L’un des premiers gestes de Julien Denormandie, nouveau ministre de l’Agriculture supposé conduire la transition de l’agriculture vers le « monde d’après », a consisté à demander la levée de l’interdiction des néonicotinoïdes afin de lutter contre la jaunisse de la betterave. Cette virose connue des producteurs a sévi cette année et va durement affecter […]

Ecrit par Bruno Bourgeon, porte-parole d’AID – le mardi 18 août 2020 à 14H55

L’un des premiers gestes de Julien Denormandie, nouveau ministre de l’Agriculture supposé conduire la transition de l’agriculture vers le « monde d’après », a consisté à demander la levée de l’interdiction des néonicotinoïdes afin de lutter contre la jaunisse de la betterave.

Cette virose connue des producteurs a sévi cette année et va durement affecter la récolte. Elle est transmise par le puceron vert du pêcher, une espèce qui se nourrit de toutes sortes de végétaux, dont les feuilles de betterave. Pour éviter que le virus ne ravage les champs, il est essentiel d’y contenir la présence de ces pucerons, même si 1 % seulement est porteur.

A la faveur de l’hiver dernier, marqué par un record de chaleur, ces pucerons ont pullulé et se sont régalés de feuilles de betteraves. D’où la crise actuelle, qui doit plus à un aléa climatique que des fonds assurantiels devraient gérer, qu’à une interdiction des néonicotinoïdes déjà effective depuis deux ans. Le plan d’action gouvernemental du 6 août dernier n’en prévoit pas moins de ré-autoriser en 2021-22-23 l’usage de ces neurotoxiques.

Il faudra modifier la loi biodiversité de 2016 qui les avait interdits fin 2018. Un vote aura lieu cet automne. Il placera les parlementaires devant une lourde responsabilité face aux électeurs sensibilisés. S’ils valident la mesure, d’autres filières réclameront une dérogation, avec l’argument que les insectes pollinisateurs seront peu affectés, n’allant pas sur ces plantes.
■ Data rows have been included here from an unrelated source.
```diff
@@ -305,15 +306,19 @@
                              shape=(self.n, self.n))
 
 
-def build_sell_plan(rowptr: torch.Tensor, colidx: torch.Tensor, n_rows: int, n_cols: int, row0: int, geometry):
+def build_sell_plan(rowptr: torch.Tensor, colidx: torch.Tensor, n_rows: int, n_cols: int, row0: int, geometry,
+                    cluster: Optional[int] = None):
     lib = _cabi.load()
     dev = rowptr.device
     nnz = int(colidx.numel())
     nb, cb, lmax = geometry
+    if cluster is None:
+        cluster = int(os.environ.get("EGNN_STEP_CLUSTER", "0"))
     with torch.cuda.device(dev):
         plan = _cabi.SellPlanStruct()
         plan.n, plan.n_blocks, plan.col_block, plan.lmax = n_rows, nb, cb, lmax
         plan.n_cols, plan.row0 = n_cols, row0
+        plan.cluster = cluster
         ws_bytes = int(lib.egnn_sell_ws_bytes(n_rows, nnz, nb, lmax))
         ws = torch.empty(ws_bytes, dtype=torch.uint8, device=dev)
         _cabi.check(lib.egnn_sell_prepare(_cabi.ptr(rowptr), _cabi.ptr(colidx), n_rows, nnz,
diff --git a/include/egnn_b200.h b/include/egnn_b200.h
--- a/include/egnn_b200.h
+++ b/include/egnn_b200.h
@@ -71,6 +71,7 @@
     int32_t n, n_blocks, col_block, lmax;
     int32_t n_cols, row0;
     int32_t n_cta, reserved;
+    int32_t cluster, reserved2;
     int64_t n_slices, n_vrows, n_entries, n_rowv;
     int32_t* slice_off;
     int32_t* blk_slice_ptr;
```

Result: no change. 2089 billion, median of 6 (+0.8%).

Ainsi l’association des producteurs de maïs (AGPM) a déjà demandé le 6 août à bénéficier du même traitement, au motif d’une impasse technique pour contrôler le taupin, un coléoptère ravageur de cette culture. Et pourquoi pas demain les céréaliers, puisque le puceron est aussi vecteur de la jaunisse de l’orge ? Dans ce cas, c’est l’ensemble du territoire français qui pourrait être touché par le retour des néonicotinoïdes, et pas seulement des champs de betteraves, dont l’empreinte est limitée (400 000 hectares, 1,4 % de la surface agricole). 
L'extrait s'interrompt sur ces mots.